▶ _About this exercise_: All of the data should be restated word for word.

Segment Start: Extracted records

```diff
@@ -140,6 +165,13 @@
   const int lane = tid & 63, wave = tid >> 6;
   const int m = lane & 31, h = lane >> 5;
   const int wave_s = __builtin_amdgcn_readfirstlane(wave);
+  std::conditional_t<DEFER, RowJob, NoHook> job{};
+  auto flush_slot = [&](int i) __attribute__((always_inline)) {
+    if constexpr (DEFER) {
+      if (i == 0) job_store_heads(job, args.seg[0], m, h);
+      job_store_row(job, args.seg[0], i);
+    }
+  };
 
   run_passes<Net, kSmallFloats, GATHER>(args, [&](const MlpSeg& sg, int pass, Pipe& p, const float* sm, int64_t listed = 0) __attribute__((always_inline)) {
     int64_t g = (int64_t)pass * 128 + wave * 32 + m;
@@ -196,27 +228,26 @@
         return plain;
       }
     };
-    const float sigma = trunk_fwd<Net, VanillaTrunk>(p, E, X, Y, sm, h, taps, reread_enc, l7_side);
-    if constexpr (DEFER) {
-      const bool live = sigma > 0.f;
-      if (valid) {
-        if (h == 0) {
-          f32x4 o; o[0] = 0.f; o[1] = 0.f; o[2] = 0.f; o[3] = sigma;
-          reinterpret_cast<f32x4*>(sg.raw)[g] = o;
-          sg.live_mark[g] = live ? 1 : 0;
-        }
-        if (live) {
-          char* row = reinterpret_cast<char*>(sg.live_rows) + g * 1024 + h * 16;
-#pragma unroll
-          for (int t = 0; t < 8; ++t) {
-#pragma unroll
-            for (int q = 0; q < 4; ++q) {
-              f32x4 v; v[0] = Y[t][4 * q]; v[1] = Y[t][4 * q + 1]; v[2] = Y[t][4 * q + 2]; v[3] = Y[t][4 * q + 3];
-              __builtin_nontemporal_store(v, reinterpret_cast<f32x4*>(row + (32 * t + 8 * q) * 4));
-            }
+    auto l0_side = [&](int j) __attribute__((always_inline)) {
+      return [&flush_slot, j](int i) __attribute__((always_inline)) {
+        if constexpr (DEFER) {
+          if (j == 0) {
+            flush_slot(i);
+            __builtin_amdgcn_sched_barrier(0x786);
           }
         }
-      }
+      };
+    };
+    const float sigma = trunk_fwd<Net, VanillaTrunk>(p, E, X, Y, sm, h, taps, reread_enc, l7_side, l0_side);
+    if constexpr (DEFER) {
+#pragma unroll
+      for (int t = 0; t < 8; ++t) job.Y[t] = Y[t];
+      job.sigma = sigma;
+      job.row_off = sigma > 0.f ? (unsigned)m * 1024u + (unsigned)h * 16u : kOutOfBuffer;
+      asm volatile("" : "+v"(job.row_off));
+      job.first = (int64_t)pass * 128 + wave_s * 32;
+      const int64_t left = sg.total - job.first;
+      job.n = left >= 32 ? 32 : (left > 0 ? (int)left : 0);
     } else {
       constexpr int kChV = FOLD ? kChFView : kChView;
       auto reencode_view = [&]() {
@@ -257,6 +288,9 @@
         reinterpret_cast<f32x4*>(sg.raw)[g] = o;
       }
     }
+  }, [&]() __attribute__((always_inline)) {
+#pragma unroll
+    for (int i = 0; i < 32; ++i) flush_slot(i);
   });
 }
 
diff --git a/articulated-object-nerf_amd/csrc/aon_mlp_core.h b/articulated-object-nerf_amd/csrc/aon_mlp_core.h
--- a/articulated-object-nerf_amd/csrc/aon_mlp_core.h
+++ b/articulated-object-nerf_amd/csrc/aon_mlp_core.h
@@ -426,13 +426,13 @@
 struct PlainSide {
   template <class SideOf> __device__ __forceinline__ SideOf operator()(SideOf s) const { return s; }
 };
-template <class Net, class T, class Taps, class AtSkip = NoHook, class L7Side = PlainSide>
+template <class Net, class T, class Taps, class AtSkip = NoHook, class L7Side = PlainSide, class L0Side = NoSideOf>
 __device__ __forceinline__ float trunk_fwd(Pipe& p, const f32x16 (&E)[2], f32x16 (&X)[8], f32x16 (&Y)[8], const float* sm, int h, Taps& taps,
-                                           AtSkip at_skip = AtSkip{}, L7Side l7_side = L7Side{}) {
+                                           AtSkip at_skip = AtSkip{}, L7Side l7_side = L7Side{}, L0Side l0_side = L0Side{}) {
   const float* bias = sm + T::kBias;
   init_bias(X, bias + 0 * 256, h);
-  chunk_mma<Net, T::kL0 + 0, 8, 16>(p, E[0], X);
-  chunk_mma<Net, T::kL0 + 1, 8, 16>(p, E[1], X);
+  chunk_mma<Net, T::kL0 + 0, 8, 16>(p, E[0], X, l0_side(0));
+  chunk_mma<Net, T::kL0 + 1, 8, 16>(p, E[1], X, l0_side(1));
   relu_tiles(X);
   init_bias(Y, bias + 1 * 256, h); dense_layer<Net, T::kL1 + 0, 8, 8>(p, X, Y, taps.consume(X, T::plane(0), true)); taps.put_mask(T::kMask0 + 0); relu_tiles(Y);
   init_bias(X, bias + 2 * 256, h); dense_layer<Net, T::kL1 + 8, 8, 8>(p, Y, X, taps.consume(Y, T::plane(1), true)); taps.put_mask(T::kMask0 + 1); relu_tiles(X);
diff --git a/articulated-object-nerf_amd/csrc/aon_pass.h b/articulated-object-nerf_amd/csrc/aon_pass.h
--- a/articulated-object-nerf_amd/csrc/aon_pass.h
+++ b/articulated-object-nerf_amd/csrc/aon_pass.h
@@ -11,8 +11,8 @@
   for (int i = threadIdx.x; i < SMALL_FLOATS / 4; i += 256) dst[i] = src[i];
 }
 
-template <class Net, int SMALL_FLOATS, bool GATHER = false, class Args, class Body>
-__device__ __forceinline__ void run_passes(const Args& args, Body body) {
+template <class Net, int SMALL_FLOATS, bool GATHER = false, class Args, class Body, class After = NoHook>
+__device__ __forceinline__ void run_passes(const Args& args, Body body, After after = After{}) {
   extern __shared__ __attribute__((aligned(16))) char smem[];
   float* sm = reinterpret_cast<float*>(smem + kRingBytes);
   const int lane = threadIdx.x & 63, wave = threadIdx.x >> 6;
@@ -42,6 +42,7 @@
     if constexpr (GATHER) body(sg, pass, p, sm, listed);
     else body(sg, pass, p, sm);
   }
+  after();
   asm volatile("s_waitcnt vmcnt(0)" ::: "memory");
 }
 
```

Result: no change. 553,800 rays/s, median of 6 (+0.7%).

Segment End: Extracted records

▶ _Task solution_:
```diff
@@ -140,6 +165,13 @@
   const int lane = tid & 63, wave = tid >> 6;
   const int m = lane & 31, h = lane >> 5;
   const int wave_s = __builtin_amdgcn_readfirstlane(wave);
+  std::conditional_t<DEFER, RowJob, NoHook> job{};
+  auto flush_slot = [&](int i) __attribute__((always_inline)) {
+    if constexpr (DEFER) {
+      if (i == 0) job_store_heads(job, args.seg[0], m, h);
+      job_store_row(job, args.seg[0], i);
+    }
+  };
 
   run_passes<Net, kSmallFloats, GATHER>(args, [&](const MlpSeg& sg, int pass, Pipe& p, const float* sm, int64_t listed = 0) __attribute__((always_inline)) {
     int64_t g = (int64_t)pass * 128 + wave * 32 + m;
@@ -196,27 +228,26 @@
         return plain;
       }
     };
-    const float sigma = trunk_fwd<Net, VanillaTrunk>(p, E, X, Y, sm, h, taps, reread_enc, l7_side);
-    if constexpr (DEFER) {
-      const bool live = sigma > 0.f;
-      if (valid) {
-        if (h == 0) {
-          f32x4 o; o[0] = 0.f; o[1] = 0.f; o[2] = 0.f; o[3] = sigma;
-          reinterpret_cast<f32x4*>(sg.raw)[g] = o;
-          sg.live_mark[g] = live ? 1 : 0;
-        }
-        if (live) {
-          char* row = reinterpret_cast<char*>(sg.live_rows) + g * 1024 + h * 16;
-#pragma unroll
-          for (int t = 0; t < 8; ++t) {
-#pragma unroll
-            for (int q = 0; q < 4; ++q) {
-              f32x4 v; v[0] = Y[t][4 * q]; v[1] = Y[t][4 * q + 1]; v[2] = Y[t][4 * q + 2]; v[3] = Y[t][4 * q + 3];
-              __builtin_nontemporal_store(v, reinterpret_cast<f32x4*>(row + (32 * t + 8 * q) * 4));
-            }
+    auto l0_side = [&](int j) __attribute__((always_inline)) {
+      return [&flush_slot, j](int i) __attribute__((always_inline)) {
+        if constexpr (DEFER) {
+          if (j == 0) {
+            flush_slot(i);
+            __builtin_amdgcn_sched_barrier(0x786);
           }
         }
-      }
+      };
+    };
+    const float sigma = trunk_fwd<Net, VanillaTrunk>(p, E, X, Y, sm, h, taps, reread_enc, l7_side, l0_side);
+    if constexpr (DEFER) {
+#pragma unroll
+      for (int t = 0; t < 8; ++t) job.Y[t] = Y[t];
+      job.sigma = sigma;
+      job.row_off = sigma > 0.f ? (unsigned)m * 1024u + (unsigned)h * 16u : kOutOfBuffer;
+      asm volatile("" : "+v"(job.row_off));
+      job.first = (int64_t)pass * 128 + wave_s * 32;
+      const int64_t left = sg.total - job.first;
+      job.n = left >= 32 ? 32 : (left > 0 ? (int)left : 0);
     } else {
       constexpr int kChV = FOLD ? kChFView : kChView;
       auto reencode_view = [&]() {
@@ -257,6 +288,9 @@
         reinterpret_cast<f32x4*>(sg.raw)[g] = o;
       }
     }
+  }, [&]() __attribute__((always_inline)) {
+#pragma unroll
+    for (int i = 0; i < 32; ++i) flush_slot(i);
   });
 }
 
diff --git a/articulated-object-nerf_amd/csrc/aon_mlp_core.h b/articulated-object-nerf_amd/csrc/aon_mlp_core.h
--- a/articulated-object-nerf_amd/csrc/aon_mlp_core.h
+++ b/articulated-object-nerf_amd/csrc/aon_mlp_core.h
@@ -426,13 +426,13 @@
 struct PlainSide {
   template <class SideOf> __device__ __forceinline__ SideOf operator()(SideOf s) const { return s; }
 };
-template <class Net, class T, class Taps, class AtSkip = NoHook, class L7Side = PlainSide>
+template <class Net, class T, class Taps, class AtSkip = NoHook, class L7Side = PlainSide, class L0Side = NoSideOf>
 __device__ __forceinline__ float trunk_fwd(Pipe& p, const f32x16 (&E)[2], f32x16 (&X)[8], f32x16 (&Y)[8], const float* sm, int h, Taps& taps,
-                                           AtSkip at_skip = AtSkip{}, L7Side l7_side = L7Side{}) {
+                                           AtSkip at_skip = AtSkip{}, L7Side l7_side = L7Side{}, L0Side l0_side = L0Side{}) {
   const float* bias = sm + T::kBias;
   init_bias(X, bias + 0 * 256, h);
-  chunk_mma<Net, T::kL0 + 0, 8, 16>(p, E[0], X);
-  chunk_mma<Net, T::kL0 + 1, 8, 16>(p, E[1], X);
+  chunk_mma<Net, T::kL0 + 0, 8, 16>(p, E[0], X, l0_side(0));
+  chunk_mma<Net, T::kL0 + 1, 8, 16>(p, E[1], X, l0_side(1));
   relu_tiles(X);
   init_bias(Y, bias + 1 * 256, h); dense_layer<Net, T::kL1 + 0, 8, 8>(p, X, Y, taps.consume(X, T::plane(0), true)); taps.put_mask(T::kMask0 + 0); relu_tiles(Y);
   init_bias(X, bias + 2 * 256, h); dense_layer<Net, T::kL1 + 8, 8, 8>(p, Y, X, taps.consume(Y, T::plane(1), true)); taps.put_mask(T::kMask0 + 1); relu_tiles(X);
diff --git a/articulated-object-nerf_amd/csrc/aon_pass.h b/articulated-object-nerf_amd/csrc/aon_pass.h
--- a/articulated-object-nerf_amd/csrc/aon_pass.h
+++ b/articulated-object-nerf_amd/csrc/aon_pass.h
@@ -11,8 +11,8 @@
   for (int i = threadIdx.x; i < SMALL_FLOATS / 4; i += 256) dst[i] = src[i];
 }
 
-template <class Net, int SMALL_FLOATS, bool GATHER = false, class Args, class Body>
-__device__ __forceinline__ void run_passes(const Args& args, Body body) {
+template <class Net, int SMALL_FLOATS, bool GATHER = false, class Args, class Body, class After = NoHook>
+__device__ __forceinline__ void run_passes(const Args& args, Body body, After after = After{}) {
   extern __shared__ __attribute__((aligned(16))) char smem[];
   float* sm = reinterpret_cast<float*>(smem + kRingBytes);
   const int lane = threadIdx.x & 63, wave = threadIdx.x >> 6;
@@ -42,6 +42,7 @@
     if constexpr (GATHER) body(sg, pass, p, sm, listed);
     else body(sg, pass, p, sm);
   }
+  after();
   asm volatile("s_waitcnt vmcnt(0)" ::: "memory");
 }
 
```

Result: no change. 553,800 rays/s, median of 6 (+0.7%).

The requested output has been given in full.